Scan the records for the string "rstd" and copy every line that holds it.

*** WORKING DATA ***

-      gv.x = rstd * (gyv.x * lw.x - m1 - xh.x * m2);
-      gv.y = rstd * (gyv.y * lw.y - m1 - xh.y * m2);
-      gv.z = rstd * (gyv.z * lw.z - m1 - xh.z * m2);
-      gv.w = rstd * (gyv.w * lw.w - m1 - xh.w * m2);
+      gv.x = rstd * (t.gy.x * lw.x - m1 - xh.x * m2);
+      gv.y = rstd * (t.gy.y * lw.y - m1 - xh.y * m2);
+      gv.z = rstd * (t.gy.z * lw.z - m1 - xh.z * m2);
+      gv.w = rstd * (t.gy.w * lw.w - m1 - xh.w * m2);
       if (gbuf != nullptr) st4_w0<6>(gbuf + e, gv);
-      if (dresid != nullptr) st4_w0<6>(dresid + e, f4_add(gv, oldr));
+      if (dresid != nullptr) st4_w0<6>(dresid + e, f4_add(gv, use_r ? t.oldr : zero4));
       const float4 m2d = drop_mult4(rglu, (uint64_t)e), m3d = drop_mult4(rfc, (uint64_t)e);
       float4 da, dg, df;
-      mix_bwd4<kMixAll>(g2, g3, gv, f4_add(xv, yv), pv, ua, ug, uf, m2d, m3d, bn, dgam, da, dg, df, sw, sb);
+      mix_bwd4<kMixAll>(g2, g3, gv, f4_add(t.x, t.y), t.p1, t.ua, t.ug, t.uf, m2d, m3d, bn, dgam, da, dg, df, sw, sb);
       st4_w0<6>(dV + ub, da);
       st4_w0<6>(dV + ub + (int64_t)C * L, dg);
       st4_w0<6>(dV + ub + (int64_t)2 * C * L, df);
-      mix_dxy_store([](float* p, float4 v) { st4_w0<6>(p, v); }, dx, dy, e, gv, g0, oldx, oldy);
-    }
+      mix_dxy_store([](float* p, float4 v) { st4_w0<6>(p, v); }, dx, dy, e, gv, g0, use_x ? t.oldx : zero4,
+                    use_y ? t.oldy : zero4);
+    }
+    s0 += 4;
+    if (s0 >= s_end) break;
+    if constexpr (NPL > 0)
+      t = lnp_issue<NPL>(s0, s_end, sl, col, active, r, cl4, M, C, L, gy, pre, stats, lnp0, n0, lnp1, n1, oldr_p,
+                         oldx_p, oldy_p, x, y, p1, U);
   }
   STAMP(3, blockIdx.y * gridDim.x + blockIdx.x, 2);
   float cs[6];
@@ -530,10 +607,20 @@
   int chunk = 4;
   while ((b + chunk - 1) / chunk > 64) chunk += 4;
   dim3 grid((cl4 + 63) / 64, (b + chunk - 1) / chunk);
-  hipLaunchKernelGGL(node_mix_lnp_bwd_k, grid, dim3(256), 0, (hipStream_t)stream, g, pre, ln_w, stats, lnp0, n0,
-                     lnp1, n1, g_in, dresid, accumulate_resid, x, y, p1, U, chan, gamma, dgamma, dgamma_shards,
-                     dgamma_shard_stride, dx, dy, accumulate_mask, dV, bn_grad, bn_part, b, C, L, chunk,
-                     to_cfg(drop_glu), to_cfg(drop_fc));
+  const int npl = (n0 + n1 + 63) / 64;
+#define CALL(N)                                                                                                     \
+  hipLaunchKernelGGL(node_mix_lnp_bwd_k<N>, grid, dim3(256), 0, (hipStream_t)stream, g, pre, ln_w, stats, lnp0, n0, \
+                     lnp1, n1, g_in, dresid, accumulate_resid, x, y, p1, U, chan, gamma, dgamma, dgamma_shards,     \
+                     dgamma_shard_stride, dx, dy, accumulate_mask, dV, bn_grad, bn_part, b, C, L, chunk,            \
+                     to_cfg(drop_glu), to_cfg(drop_fc))
+  switch (npl) {
+    case 1: CALL(1); break;
+    case 2: CALL(2); break;
+    case 3: CALL(3); break;
+    case 4: CALL(4); break;
+    default: CALL(0); break;
+  }
+#undef CALL
   BMNAS_CHECK_LAUNCH();
   if (bn_part != nullptr)
     return bmnas_sum_chunks(bn_part, bn_grad, (int)grid.y, (int64_t)6 * C, stream);
diff --git a/bm-nas_amd/csrc/mixsum.hip b/bm-nas_amd/csrc/mixsum.hip
--- a/bm-nas_amd/csrc/mixsum.hip
+++ b/bm-nas_amd/csrc/mixsum.hip
@@ -191,53 +191,82 @@
                                                            MoreG X, int64_t n4) {
   __shared__ float red[4 * (NIN + 1)];
   float wj[NIN], wx[NX][NIN], part[NIN + 1];
-#pragma unroll
-  for (int j = 0; j < NIN; ++j) {
-    wj[j] = w[j * w_stride];
-    part[j] = 0.f;
-#pragma unroll
-    for (int t = 0; t < NX; ++t) wx[t][j] = X.w[t][j * w_stride];
-  }
-  part[NIN] = 0.f;
-  const float s2 = w2[0] + w2[w2_stride];
+  struct Trip {
+    float4 z4, z2v, h4, ghv, gx[NX], v[NIN];
+  };
+  const float4 zero4 = make_float4(0.f, 0.f, 0.f, 0.f);
+  auto issue = [&](int64_t i) {
+    Trip t;
+    t.z4 = reinterpret_cast<const float4*>(gz)[i];
+    t.z2v = reinterpret_cast<const float4*>(gz2 != nullptr ? gz2 : gz)[i];
+    t.h4 = zero4;
+    if constexpr (DOTS) t.h4 = reinterpret_cast<const float4*>(h)[i];
+    t.ghv = reinterpret_cast<const float4*>(gh != nullptr ? gh : gz)[i];
+#pragma unroll
+    for (int k = 0; k < NX; ++k) t.gx[k] = reinterpret_cast<const float4*>(X.g[k])[i];
+#pragma unroll
+    for (int j = 0; j < NIN; ++j) {
+      if constexpr (DOTS) t.v[j] = reinterpret_cast<const float4*>(xs.p[j])[i];
+      else t.v[j] = zero4;
+    }
+    return t;
+  };
   const int64_t stride = (int64_t)gridDim.x * 256;
-  for (int64_t i = (int64_t)blockIdx.x * 256 + threadIdx.x; i < n4; i += stride) {
-    const float4 zero4 = make_float4(0.f, 0.f, 0.f, 0.f);
-    float4 z4 = reinterpret_cast<const float4*>(gz)[i];
-    const float4 z2v = reinterpret_cast<const float4*>(gz2 != nullptr ? gz2 : gz)[i];
-    float4 h4 = zero4;
-    if constexpr (DOTS) h4 = reinterpret_cast<const float4*>(h)[i];
-    const float4 ghv = reinterpret_cast<const float4*>(gh != nullptr ? gh : gz)[i];
-    float4 gx[NX];
-#pragma unroll
-    for (int t = 0; t < NX; ++t) gx[t] = reinterpret_cast<const float4*>(X.g[t])[i];
-    float4 v[NIN];
-#pragma unroll
-    for (int j = 0; j < NIN; ++j) {
-      if constexpr (DOTS) v[j] = reinterpret_cast<const float4*>(xs.p[j])[i];
-      else v[j] = zero4;
-    }
-    z4 = f4_add(z4, gz2 != nullptr ? z2v : zero4);
-    const float4 g4 = f4_add(f4_scale(z4, s2), gh != nullptr ? ghv : zero4);
-#pragma unroll
-    for (int j = 0; j < NIN; ++j) part[j] += f4_dot(g4, v[j]);
-    part[NIN] += f4_dot(z4, h4);
+  int64_t i = (int64_t)blockIdx.x * 256 + threadIdx.x;
+  bool live = i < n4;
+  auto weights = [&]() {
+#pragma unroll
+    for (int j = 0; j < NIN; ++j) {
+      wj[j] = w[j * w_stride];
+#pragma unroll
+      for (int k = 0; k < NX; ++k) wx[k][j] = X.w[k][j * w_stride];
+    }
+    return w2[0] + w2[w2_stride];
+  };
+#pragma unroll
+  for (int j = 0; j <= NIN; ++j) part[j] = 0.f;
+  auto finish = [&](const Trip& t, int64_t i, float s2, bool on) {
+    const float4 z4 = f4_add(t.z4, gz2 != nullptr ? t.z2v : zero4);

*** End of WORKING DATA ***

[SOLVED EXERCISE]
-      gv.x = rstd * (gyv.x * lw.x - m1 - xh.x * m2);
-      gv.y = rstd * (gyv.y * lw.y - m1 - xh.y * m2);
-      gv.z = rstd * (gyv.z * lw.z - m1 - xh.z * m2);
-      gv.w = rstd * (gyv.w * lw.w - m1 - xh.w * m2);
+      gv.x = rstd * (t.gy.x * lw.x - m1 - xh.x * m2);
+      gv.y = rstd * (t.gy.y * lw.y - m1 - xh.y * m2);
+      gv.z = rstd * (t.gy.z * lw.z - m1 - xh.z * m2);
+      gv.w = rstd * (t.gy.w * lw.w - m1 - xh.w * m2);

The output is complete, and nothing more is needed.